Anyone talking about growth – as Starmer did in the ITV interview – has to acknowledge that some people feel that GDP doesn’t matter to them, and indeed that economic growth carries costs. How should economists respond to that?

The first thing, surely, is to accept that growth is not the be-all and end-all of everything, and that it does indeed carry costs. Those costs include environmental damage and social tensions. The environmental case is increasingly being made and rightly so.

An economist’s answer to this is to point out that environmental costs should be included in the price of products and services, so that if a company pollutes water or air, it has to pay to clean that up. Carbon taxation is a further example of the way the tax system can be used to stop environmental costs being externalised.

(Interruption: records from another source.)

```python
class FMapDesc(C.Structure):
    _fields_ = [("p", C.c_void_p), ("N", C.c_int32), ("H", C.c_int32), ("W", C.c_int32), ("C", C.c_int32),
                ("sn", C.c_int64), ("sp", C.c_int32), ("dtype", C.c_int32)]


class ConvDesc(C.Structure):
    _fields_ = [("x", FMapDesc), ("y", FMapDesc), ("w", C.c_void_p), ("bias", C.c_void_p),
                ("cout", C.c_int32), ("ntaps", C.c_int32),
                ("tap_dy", C.c_int8 * MAX_TAPS), ("tap_dx", C.c_int8 * MAX_TAPS),
                ("kh", C.c_int32), ("kw", C.c_int32), ("stride", C.c_int32), ("pad", C.c_int32),
                ("ck", C.c_int32), ("square_input", C.c_int32), ("gdn", C.c_int32),
                ("aux", FMapDesc), ("act", C.c_int32), ("slope", C.c_float),
                ("round_before_act", C.c_int32), ("res", FMapDesc), ("res2", FMapDesc), ("out_mode", C.c_int32), ("s2d", C.c_int32),
                ("bcast_T", C.c_int32), ("bcast_slope", C.c_float), ("chan_sum", C.c_void_p), ("flow", FMapDesc)]


class DcnDesc(C.Structure):
    _fields_ = [("x", FMapDesc), ("om", FMapDesc), ("y", FMapDesc), ("w", C.c_void_p), ("bias", C.c_void_p),
                ("groups", C.c_int32), ("act", C.c_int32), ("slope", C.c_float), ("round_before_act", C.c_int32), ("x_planar", C.c_void_p)]


class ConvPairDesc(C.Structure):
    _fields_ = [("x", FMapDesc), ("y", FMapDesc), ("w", C.c_void_p), ("bias", C.c_void_p), ("act1", C.c_int32), ("slope1", C.c_float),
                ("act2", C.c_int32), ("slope2", C.c_float), ("add_input", C.c_int32), ("res2", FMapDesc)]


class LfTailDesc(C.Structure):
    _fields_ = [("s", FMapDesc), ("a", FMapDesc), ("y", FMapDesc), ("nslices", C.c_int32), ("slice_stride", C.c_int32),
                ("wt", C.c_void_p), ("bias_t", C.c_void_p), ("w3", C.c_void_p), ("bias3", C.c_void_p), ("slope", C.c_float)]


class WgradReduceJob(C.Structure):
    _fields_ = [("work", C.c_void_p), ("bwork", C.c_void_p), ("row_off", C.c_void_p), ("chan_off", C.c_void_p), ("tap_off", C.c_void_p),
                ("bias_index", C.c_void_p), ("dw", C.c_void_p), ("db", C.c_void_p), ("scale", C.c_float),
                ("nworkers", C.c_int32), ("cow", C.c_int32), ("ciw", C.c_int32), ("ntaps", C.c_int32), ("cout", C.c_int32), ("cin", C.c_int32),
                ("wblocks", C.c_int32), ("nblocks", C.c_int32)]


_P = C.c_void_p
_FM = C.POINTER(FMapDesc)


class CdfTablesDesc(C.Structure):
    _fields_ = [("cdfs", _P), ("sizes", _P), ("offsets", _P), ("stride", C.c_int32), ("ncdfs", C.c_int32)]


class CdfTablesDevDesc(C.Structure):
    _fields_ = [("cdf16", _P), ("starts", _P), ("sizes", _P), ("offsets", _P), ("n16", C.c_int32), ("ncdfs", C.c_int32)]


class ArLoopDesc(C.Structure):
    _fields_ = [("y_hat", FMapDesc), ("params", FMapDesc), ("x1", FMapDesc), ("pc", FMapDesc), ("gp", FMapDesc),
# ... 78 lines not shown
    "tdvc_ssim_level": (_i, [_P, _P, _i, _i, _i, _i, _P, _i, _f, _f, _P, _P, _P, _i64, _P]),
    "tdvc_avgpool2_pad_f32": (_i, [_P, _i64, _i, _i, _P, _P]),
    "tdvc_ssim_level_backward": (_i, [_P, _P, _i, _i, _i, _i, _P, _i, _f, _f, _P, _P, _f, _P, _P, _P]),
    "tdvc_msssim_level_grads": (_i, [_P, _P, _P, _i, _i, _P, _P, _P, _P, _P]),
    "tdvc_dcn_col2im_work_floats": (_i64, [_i, _i, _i, _i]),
    "tdvc_dcn_col2im_tile": (_i, []),
    "tdvc_dcn_col2im": (_i, [_FM, _FM, _FM, _i, _P, _FM, _P, _i64, _P]),
    "tdvc_dcn_col2im_det": (_i, [_FM, _FM, _FM, _i, _P, _FM, _P, _i64, _P, _P, _P, _i, _P]),
    "tdvc_dcn_far_apply": (_i, [_P, _P, _P, _i, _P, _P]),
    "tdvc_conv_wgrad_work_floats": (_i64, [_i] * 6),
    "tdvc_conv_wgrad": (_i, [_FM, _FM] + [_i] * 6 + [_P] * 5 + [_i, _f, _P, _P, _i64, _P]),
    "tdvc_conv_wgrad_bias": (_i, [_FM, _FM] + [_i] * 6 + [_P] * 5 + [_i, _f, _P, _P, _P, _P, _i64, _P]),
    "tdvc_conv_wgrad_partials": (_i, [_FM, _FM] + [_i] * 6 + [_P] * 5 + [_i, _f, _P, _P, _P, _P, _i64, C.POINTER(WgradReduceJob), _P]),
    "tdvc_wgrad_reduce_batch": (_i, [_P, _P, _i, _i, _P]),
    "tdvc_gdn_backward": (_i, [_FM, _FM, _FM, _i, _FM, _FM, _P]),
    "tdvc_mul2_accumulate": (_i, [_FM, _FM, _FM, _P]),
    "tdvc_dcn_fused": (_i, [C.POINTER(DcnDesc), _P]),
    "tdvc_conv_pair_packed_bytes": (_i64, []),
    "tdvc_pack_conv_pair_weights": (_i, [_P, _P, _P]),
    "tdvc_conv_pair_supported": (_i, [C.POINTER(ConvPairDesc)]),
    "tdvc_conv_pair": (_i, [C.POINTER(ConvPairDesc), _P]),
    "tdvc_lf_tail_supported": (_i, [C.POINTER(LfTailDesc)]),
    "tdvc_lf_tail": (_i, [C.POINTER(LfTailDesc), _P]),
    "tdvc_dcn_v2_forward_f32": (_i, [_P] * 6 + [_i] * 14 + [_P]),
    "tdvc_dcn_v2_backward_f32": (_i, [_P] * 12 + [_i] * 14 + [_P]),
    "tdvc_nchw_to_fmap": (_i, [_P, _i, _FM, _P]),
    "tdvc_fmap_to_nchw": (_i, [_FM, _i, _P, _P]),
    "tdvc_scale_act_res": (_i, [_FM, _P, _i, _f, _FM, _f, _FM, _FM, _P]),
    "tdvc_add_flow": (_i, [_FM, _FM, _P]),
    "tdvc_bcast_add_act": (_i, [_FM, _FM, _i, _f, _P]),
    "tdvc_channel_sum": (_i, [_FM, _P, _i, _P]),
    "tdvc_se_gate": (_i, [_P, _i, _f, _i, _i, _i, _P, _P, _P, _P, _P, _P]),
    "tdvc_upsample2x": (_i, [_FM, _FM, _P]),
    "tdvc_avgpool2": (_i, [_FM, _FM, _P]),
    "tdvc_spynet_level_input": (_i, [_FM, _FM, _FM, _FM, _FM, _P]),
    "tdvc_resize_bilinear": (_i, [_FM, _FM, _P, _P]),
    "tdvc_avgpool_k_work_floats": (_i64, [_i, _i, _i, _i, _i]),
    "tdvc_avgpool_k": (_i, [_FM, _i, _P, _i, _i, _P, _i64, _P]),
    "tdvc_patch_match": (_i, [_P, _P, _i, _i, _i, _i, _P, _P]),
    "tdvc_match_gather": (_i, [_FM, _FM, _P, _i, _i, _i, _FM, _P]),
    "tdvc_eb_forward": (_i, [_FM, _P, _FM, _FM, _P, _P, _i, _P]),
    "tdvc_gc_forward": (_i, [_FM, _FM, _FM, _P, _P, _i, _P]),
    "tdvc_quantize": (_i, [_FM, _FM, _FM, _P]),
    "tdvc_rans_encode": (_i64, [_P, _P, _i64, _P, C.c_int32, _P, _P, _P, _i64]),
    "tdvc_rans_decode": (_i, [_P, _i64, _P, _i64, _P, C.c_int32, _P, _P, _P]),
    "tdvc_rans_encode_lanes": (_i64, [_P, _P, _i64, _i, _i, _P, C.c_int32, _P, _P, _P, _i64]),
# ... 40 lines not shown
```

### tdvc_amd/csrc/conv_dispatch.hip

```cpp
#include <stdlib.h>

#include "conv_common.h"

using convk::ConvParams;
bool conv_v2_eligible(const tdvc_conv_desc* d, int Ho, int Wo); int launch_conv_v2(const ConvParams& p, int cout_blocks, int N, hipStream_t st);
bool conv_v3_eligible(const tdvc_conv_desc* d, int Ho, int Wo); int launch_conv_v3(const ConvParams& p, int cout_blocks, int N, hipStream_t st);
bool conv_v5_eligible(const tdvc_conv_desc* d, int Ho, int Wo); int launch_conv_v5(const ConvParams& p, int cout_blocks, int N, hipStream_t st); int conv_v5_chan_sum_rows(int Ho, int Wo, int cout_blocks, int N);
bool conv_v7_eligible(const tdvc_conv_desc* d, const ConvParams& p, int Ho, int Wo); int launch_conv_v7(const ConvParams& p, int cout_blocks, int N, hipStream_t st);
bool conv_v9_eligible(const tdvc_conv_desc* d, int Ho, int Wo, bool v3_ok); int launch_conv_v9(const ConvParams& p, int ck8, int cout_tiles32, int N, hipStream_t st);
bool conv_v10_eligible(const tdvc_conv_desc* d, const ConvParams& p, int Ho, int Wo); int launch_conv_v10(const ConvParams& p, int cout_blocks, int N, hipStream_t st);
bool conv_v11_eligible(const tdvc_conv_desc* d, const ConvParams& p, int Ho, int Wo); int launch_conv_v11(const ConvParams& p, int cout_blocks, int N, hipStream_t st);
int conv_row_geometry(const tdvc_conv_desc* d, const ConvParams& p, int Ho, int Wo); int launch_conv_row(int geo, const ConvParams& p, int N, hipStream_t st);
bool conv_c8_eligible(const tdvc_conv_desc* d, const ConvParams& p, int Ho, int Wo); int launch_conv_c8(const ConvParams& p, int N, hipStream_t st);
bool conv_n16_eligible(const tdvc_conv_desc* d, int Ho, int Wo); int launch_conv_n16(const ConvParams& p, int N, hipStream_t st);
bool gdn128_eligible(const tdvc_conv_desc* d, const ConvParams& p, int Ho, int Wo); int launch_gdn128(const ConvParams& p, int N, hipStream_t st);
int conv_direct_lds_bytes(const tdvc_conv_desc* d);
int conv_cout_tiles(int cout);
int launch_conv_direct(const ConvParams& p, int ck8, int stride, int N, hipStream_t st);
int conv_f32_validate(const tdvc_conv_desc* d, int& Ho, int& Wo);
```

But of course the system is imperfect and we have to admit that, and that if one country imposes environmental levies the business may simply shift somewhere else. The UK looks relatively good on several environmental measures, but that is partly because we import a lot of goods. If we make steel here, that shows up as increasing our carbon emissions; if we import it from China, it doesn’t.

The social costs of growth are often less debated, but they are very real. For example, tourism may increase the GDP of a town or a country, but it may make life less pleasant for many of the people there. You can see that in Tenerife now, with a tension between people there who want to push against excessive numbers of tourists and those whose livelihoods depend on them. Immigration is a contentious issue, for while it generally increases economic growth, it can also create social tensions. That is too huge an issue to debate here, but it is worth noting the divergence between growth in GDP and growth in GDP her head that has occurred in the UK.

Then there is planning and housing: building more homes is desperately needed, but creates social and environmental tensions, as we see all the time.

My point here is simply that growth has to be managed. If our next government is successful in generating more of it, and I hope it will be, then it has to look very carefully at the costs of its policies, and make sure that any losers are properly compensated in appropriate ways. Not easy, but has to be done.